Raymond Arsenault at Harvard Book Store

presenting

John Lewis:
In Search of the Beloved Community

in conversation with DREW GILPIN FAUST

Date

Feb
20
Tuesday
February 20, 2024
7:00 PM ET

Location

Harvard Book Store
1256 Massachusetts Ave., Cambridge, MA 02138

Tickets

This event is free; no tickets are required.

Harvard Book Store welcomes RAYMOND ARSENAULT—author of Arthur Ashe: A Life—for a discussion of his new biography John Lewis: In Search of the Beloved Community. He will be joined in conversation by DREW GILPIN FAUST—author of Necessary Trouble: Growing Up at Midcentury.

About John Lewis

For six decades John Robert Lewis (1940–2020) was a towering figure in the U.S. struggle for civil rights. As an activist and progressive congressman, he was renowned for his unshakable integrity, indomitable courage, and determination to get into “good trouble.”

In this first book-length biography of Lewis, Raymond Arsenault traces Lewis’s upbringing in rural Alabama, his activism as a Freedom Rider and leader of the Student Nonviolent Coordinating Committee, his championing of voting rights and anti-poverty initiatives, and his decades of service as the “conscience of Congress.”

Both in the streets and in Congress, Lewis promoted a philosophy of nonviolence to bring about change. He helped the Reverend Martin Luther King Jr. and other civil rights leaders plan the 1963 March on Washington, where he spoke at the Lincoln Memorial. Lewis’s activism led to repeated arrests and beatings, most notably when he suffered a skull fracture in Selma, Alabama, during the 1965 police attack later known as Bloody Sunday. He was instrumental in the passage of the Voting Rights Act of 1965, and in Congress he advocated for racial and economic justice, immigration reform, LGBTQ rights, and national health care.

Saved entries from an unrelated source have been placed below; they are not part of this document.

# wg-perception/tod

Hardware: AMD Instinct MI355X
Metric: frames/sec @ 640x480, 1M-descriptor DB; achieved HBM GB/s on BF-matcher (higher is better)
Workload: dtype fp4 (+-1) x fp4 -> f32 on the matrix cores (exact integers), f32 in the verifier

## Files before the change

### tod_amd/csrc/match_mfma.h

```cpp
#ifdef TOD_K4X_COUNT_WALKS
__device__ unsigned long long g_k4x_blocks[2];
#endif
template <int K, bool MASK, bool IMAX>
__device__ __forceinline__ void mfma_block_test(const mfma_f32x16& acc, float& thr, uint32_t r_lane, uint32_t n_lim,
                                                uint32_t (&best)[K]) {
#ifdef TOD_K4X_COUNT_WALKS
  if (!MASK && (threadIdx.x & 63u) == 0u) atomicAdd(&g_k4x_blocks[0], 1ull);
#endif
  if (!MASK) {
    if (__builtin_amdgcn_ballot_w64(block_reaches<IMAX, false>(acc, thr)) == 0ull) return;
#ifdef TOD_K4X_COUNT_WALKS
    if ((threadIdx.x & 63u) == 0u) atomicAdd(&g_k4x_blocks[1], 1ull);
#endif
  }
#pragma unroll
  for (int i = 0; i < 16; ++i) {
    const uint32_t ri = block_row(i);
    const bool hit = MASK ? (acc[i] > thr && (r_lane | ri) < n_lim) : (acc[i] > thr);
    if (__builtin_amdgcn_ballot_w64(hit) != 0ull) {
      const uint32_t key = (uint32_t)((256.f - acc[i]) * 2097152.f) | r_lane | ri;
      topk_insert<K>(best, hit ? key : 0xFFFFFFFFu);
    }
  }
  thr = fmaxf(thr, thr_of_limit(best[K - 1] >> kLocalBits));
}

template <int K, int SPLIT>
__device__ __forceinline__ bool mfma_block_test_part(mfma_f32x16& acc, const Fp4Row& rows, const Fp4Row& q, float& thr, float& thrp,
                                                     uint32_t r_lane, uint32_t n_lim, uint32_t (&best)[K]) {
  if (__builtin_amdgcn_ballot_w64(block_reaches<true, false>(acc, thrp)) == 0ull) return false;
#pragma unroll
  for (int s = SPLIT; s < 4; ++s) acc = __builtin_amdgcn_mfma_scale_f32_32x32x64_f8f6f4(rows.s[s], q.s[s], acc, 4, 4, 0, 0, 0, 0);
  mfma_block_test<K, false, true>(acc, thr, r_lane, n_lim, best);
  thrp = thr - 64.f * (float)(4 - SPLIT);
  return true;
}

template <int K, int QT, bool MASK, bool IMAX, int SPLIT = 0>
__device__ __forceinline__ uint32_t mfma_step(const Fp4Row& a, Fp4Row& a_next, const uint4& p_next, const Fp4Row (&qb)[QT],
                                              float (&thr)[QT], float (&thrp)[QT], uint32_t (&best)[QT][K], mfma_f32x16& acc_even,
                                              mfma_f32x16& acc_odd, uint32_t r_lane, uint32_t n_lim, const Fp4Consts& kc) {
  constexpr bool HALF = SPLIT != 0;
  uint32_t n_pass = 0;
  static_assert(!(HALF && MASK) && !(HALF && !IMAX) && !(HALF && QT < 4), "split blocks: unmasked steps, integer maximum, >= 4 query blocks");
  static_assert(SPLIT == 0 || SPLIT == 2 || SPLIT == 3, "2 or 3 of the 4 MFMAs first");
#pragma unroll
  for (int t = 0; t < QT; ++t) {
    if (HALF) { if (t & 1) acc_odd = dot_part0<HALF ? SPLIT : 2>(a, qb[t]); else acc_even = dot_part0<HALF ? SPLIT : 2>(a, qb[t]); }
    else { if (t & 1) acc_odd = dot_block(a, qb[t]); else acc_even = dot_block(a, qb[t]); }
#if defined(TOD_K4X_ABLATE) && TOD_K4X_ABLATE == 3
    if (t == 0) { a_next = a; asm volatile("" :: "v"(p_next.x), "v"(p_next.y), "v"(p_next.z), "v"(p_next.w)); }
#else
    if (QT >= 4) {
      if (t == 0) a_next.s[0] = expand_word(p_next.x, kc);
      if (t == 1) a_next.s[1] = expand_word(p_next.y, kc);
      if (t == 2) a_next.s[2] = expand_word(p_next.z, kc);
      if (t == 3) a_next.s[3] = expand_word(p_next.w, kc);
    } else {
      if (t == 0) { a_next.s[0] = expand_word(p_next.x, kc); a_next.s[1] = expand_word(p_next.y, kc); }
      if (t == 1) { a_next.s[2] = expand_word(p_next.z, kc); a_next.s[3] = expand_word(p_next.w, kc); }
    }
#endif
#if defined(TOD_K4X_ABLATE) && TOD_K4X_ABLATE == 2
    if (t == 0) asm volatile("" :: "v"(acc_odd)); else if (t & 1) asm volatile("" :: "v"(acc_even)); else asm volatile("" :: "v"(acc_odd));
#else
    if (HALF) {
      if (t == 0) n_pass += mfma_block_test_part<K, HALF ? SPLIT : 2>(acc_odd, a_next, qb[QT - 1], thr[QT - 1], thrp[QT - 1], r_lane - 32u, n_lim, best[QT - 1]) ? 1u : 0u;
      else n_pass += mfma_block_test_part<K, HALF ? SPLIT : 2>((t & 1) ? acc_even : acc_odd, a, qb[t - 1], thr[t - 1], thrp[t - 1], r_lane, n_lim, best[t - 1]) ? 1u : 0u;
    } else {
      if (t == 0) mfma_block_test<K, MASK, IMAX>(acc_odd, thr[QT - 1], r_lane - 32u, n_lim, best[QT - 1]);
      else mfma_block_test<K, MASK, IMAX>((t & 1) ? acc_even : acc_odd, thr[t - 1], r_lane, n_lim, best[t - 1]);
    }
#endif
  }
  return n_pass;
}

template <int K, int QT, int MODE, bool PF2>
__global__ __launch_bounds__(kBlock, 2) void hamming_topk_mfma(const uint32_t* __restrict__ db,
                                                               const uint32_t* __restrict__ q, uint32_t n_rows,
                                                               uint32_t nq, uint32_t nq_pad, uint32_t rows_per_tile,
                                                               uint32_t n_tiles, uint32_t n_qw, uint32_t n_qw64,
                                                               uint32_t blocks_per_xcd, uint32_t tiles_per_xcd, uint32_t cut,
                                                               uint32_t share_period,
                                                               uint32_t* __restrict__ part, uint32_t* bound,
                                                               uint8_t* __restrict__ stored, uint32_t* half_stats) {
  static_assert(QT % 2 == 0 && QT >= 2, "two query blocks share a 64-query flag byte");
  constexpr bool IMAX = MODE >= 1;
  constexpr int HALF = (MODE >= 2 && QT >= 4) ? MODE : 0;
  constexpr float kPartOff = HALF ? 64.f * (float)(4 - HALF) : 0.f;
  const uint32_t xcd = blockIdx.x & 7u, slot = blockIdx.x >> 3;
  uint32_t tile, qw;
  if (tiles_per_xcd) {
    const uint32_t local = __builtin_amdgcn_readfirstlane(slot * kWavesPerBlock + (threadIdx.x >> 6));
    if (local >= tiles_per_xcd * n_qw) return;
    tile = xcd * tiles_per_xcd + local / n_qw; qw = local % n_qw;
  } else {
    const uint32_t vblock = xcd * blocks_per_xcd + slot;
    const uint32_t item = __builtin_amdgcn_readfirstlane(vblock * kWavesPerBlock + (threadIdx.x >> 6));
    tile = item / n_qw; qw = item % n_qw;
  }
  if (tile >= n_tiles) return;
  const uint32_t lane = threadIdx.x & 63u, c = lane & 31u, h = lane >> 5;
  const uint32_t q0 = qw * (32u * QT);

  const Fp4Consts kc = fp4_consts();
  Fp4Row qb[QT];
  uint32_t best[QT][K];
  float thr[QT], thrp[QT];
#pragma unroll
  for (int t = 0; t < QT; ++t) {
    load_query_block(q, q0 + 32u * t + c, nq, h, qb[t], kc);
#pragma unroll
    for (int j = 0; j < K; ++j) best[t][j] = 0xFFFFFFFFu;
    thr[t] = thr_of_limit(cut);
    thrp[t] = thr[t] - kPartOff;
  }

  const uint32_t row0 = tile * rows_per_tile;
  const uint32_t row_end = min(n_rows, row0 + rows_per_tile);
  const uint32_t n_local = row_end - row0;
  const uint32_t n_full = n_local / 32u, n_steps = (n_local + 31u) / 32u;
  const StepLoader rows(db, row0, n_steps, c, h);
#if defined(TOD_K4X_ABLATE) && TOD_K4X_ABLATE == 1
  auto load_step = [&](uint32_t step) -> uint4 {
    const uint32_t r = rows.first_row(step) + c;
    return uint4{r * 2654435761u, r ^ step, r + h, r * 40503u};
  };
#else
  const StepLoader& load_step = rows;
#endif
  Fp4Row a0, a1;
  {
    const uint4 p = load_step(0);
    expand_row(p, a0, kc);
  }
  uint4 pa = load_step(1), pb = PF2 ? load_step(2) : pa;
  mfma_f32x16 acc_even, acc_odd;
#pragma unroll
  for (int i = 0; i < 16; ++i) acc_odd[i] = kNoBlock;
  uint32_t seen[QT];
#pragma unroll
  for (int t = 0; t < QT; ++t) seen[t] = 0xFFFFFFFFu;
  uint32_t next_share = 2u;

  uint32_t step = 0;
  uint32_t n_pass = 0;
  for (; step + 2u <= n_full; step += 2u) {
    n_pass += mfma_step<K, QT, false, IMAX, HALF>(a0, a1, pa, qb, thr, thrp, best, acc_even, acc_odd, lane_row_base(step, h), n_local, kc);
    if (PF2) {
      pa = load_step(step + 3u);
      n_pass += mfma_step<K, QT, false, IMAX, HALF>(a1, a0, pb, qb, thr, thrp, best, acc_even, acc_odd, lane_row_base(step, h) + 32u, n_local, kc);
      pb = load_step(step + 4u);
    } else {
      pa = load_step(step + 2u);
      n_pass += mfma_step<K, QT, false, IMAX, HALF>(a1, a0, pa, qb, thr, thrp, best, acc_even, acc_odd, lane_row_base(step, h) + 32u, n_local, kc);
      pa = load_step(step + 3u);
    }
    if (step + 2u >= next_share) {
      next_share += share_period;
#pragma unroll
      for (int t = 0; t < QT; ++t) {
        const uint32_t qi = q0 + 32u * t + c;
        uint32_t* my_bound = bound + (qi < nq ? qi : nq - 1u);
        const uint32_t worst_d = best[t][K - 1] >> kLocalBits;
        if (worst_d < (0xFFFFFFFFu >> kLocalBits) && worst_d < seen[t]) atomicMin(my_bound, worst_d);
        if (seen[t] != 0xFFFFFFFFu) { thr[t] = fmaxf(thr[t], thr_of_limit(seen[t] + 1u)); thrp[t] = thr[t] - kPartOff; }
        seen[t] = __hip_atomic_load(my_bound, __ATOMIC_RELAXED, __HIP_MEMORY_SCOPE_AGENT);
      }
    }
  }
  if (HALF && step > 0u) {
    n_pass += mfma_block_test_part<K, HALF ? HALF : 2>(acc_odd, a1, qb[QT - 1], thr[QT - 1], thrp[QT - 1], lane_row_base(step - 1u, h), n_local, best[QT - 1]) ? 1u : 0u;
#pragma unroll
    for (int i = 0; i < 16; ++i) acc_odd[i] = kNoBlock;
    if (lane == 0 && half_stats) { atomicAdd(half_stats, n_pass); atomicAdd(half_stats + 1, step * (uint32_t)QT); }
  }
  for (; step < n_steps; ++step) {
    mfma_step<K, QT, true, IMAX>(a0, a1, pa, qb, thr, thrp, best, acc_even, acc_odd, lane_row_base(step, h), n_local, kc);
    a0 = a1;
    pa = PF2 ? pb : load_step(step + 2u);
  }
  mfma_block_test<K, true, IMAX>(acc_odd, thr[QT - 1], lane_row_base(n_steps - 1u, h), n_local, best[QT - 1]);

#pragma unroll
  for (int t = 0; t < QT; ++t) {
    uint32_t other[K];
#pragma unroll
    for (int j = 0; j < K; ++j) other[j] = __shfl_xor(best[t][j], 32);
#pragma unroll
    for (int j = 0; j < K; ++j) topk_insert<K>(best[t], other[j]);
  }
#pragma unroll
  for (int u = 0; u < QT / 2; ++u) {
    const uint32_t qa = q0 + 64u * u + c, qb2 = qa + 32u;
    const bool any_a = qa < nq && best[2 * u][0] != 0xFFFFFFFFu, any_b = qb2 < nq && best[2 * u + 1][0] != 0xFFFFFFFFu;
    if (__builtin_amdgcn_ballot_w64(any_a || any_b) != 0ull) {
      if (h == 0u) {
#pragma unroll
        for (int j = 0; j < K; ++j) {
          if (qa < nq) part[((size_t)tile * K + j) * nq_pad + qa] = best[2 * u][j];
          if (qb2 < nq) part[((size_t)tile * K + j) * nq_pad + qb2] = best[2 * u + 1][j];
        }
      }
      if (lane == 0) stored[(size_t)tile * n_qw64 + (q0 >> 6) + u] = 0;
    }
  }
}
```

Arsenault recounts Lewis’s lifetime of work toward one overarching goal: realizing the “beloved community,” an ideal society based in equity and inclusion. Lewis never wavered in this pursuit, and even in death his influence endures, inspiring mobilization and resistance in the fight for social justice.

Praise for John Lewis

“Beautifully written and deeply researched, Arsenault’s biography of John Lewis captures his indomitable courage and steadfast moral clarity.” —Mia Bay, author of Traveling Black: A Story of Race and Resistance

“An inspiring and movingly drawn portrait of a true American hero who, armed only with raw moral courage, managed to leave his beloved nation better than he found it.” —Obery M. Hendricks, Jr., author of Christians Against Christianity: How Right-Wing Evangelicals Are Destroying Our Nation and Our Faith

“This is a lovely, honest, and thorough book about an American hero who should be better known.” —Thomas E. Ricks, author of Waging a Good War: How the Civil Rights Movement Won Its Battles, 1954–1968

Masking Policy

Masks are encouraged but not required for this event.

Drew Gilpin Faust
Drew Gilpin Faust

Drew Gilpin Faust

Drew Gilpin Faust is Arthur Kingsley Porter University Professor at Harvard University where she served as president from 2007 to 2018. She came to Harvard in 2001 as founding dean of the Radcliffe Institute for Advanced Study after twenty five years on the faculty at the University of Pennsylvania. Faust is the author of several books, including Necessary Trouble: Growing Up at Midcentury; This Republic of Suffering: Death and the American Civil War, winner of the Bancroft Prize and a finalist for the National Book Award and the Pulitzer Prize; and Mothers of Invention: Women of the Slaveholding South in the American Civil War, which won the Francis Parkman Prize. She and her husband live in Cambridge, Massachusetts.

Raymond Arsenault
Raymond Arsenault

Raymond Arsenault

Raymond Arsenault is the John Hope Franklin Professor of Southern History Emeritus at the University of South Florida. He is the author of several award-winning books on civil rights history, including Freedom Riders: 1961 and the Struggle for Racial Justice; The Sound of Freedom: Marian Anderson, the Lincoln Memorial, and the Concert that Awakened America, and Arthur Ashe: A Life.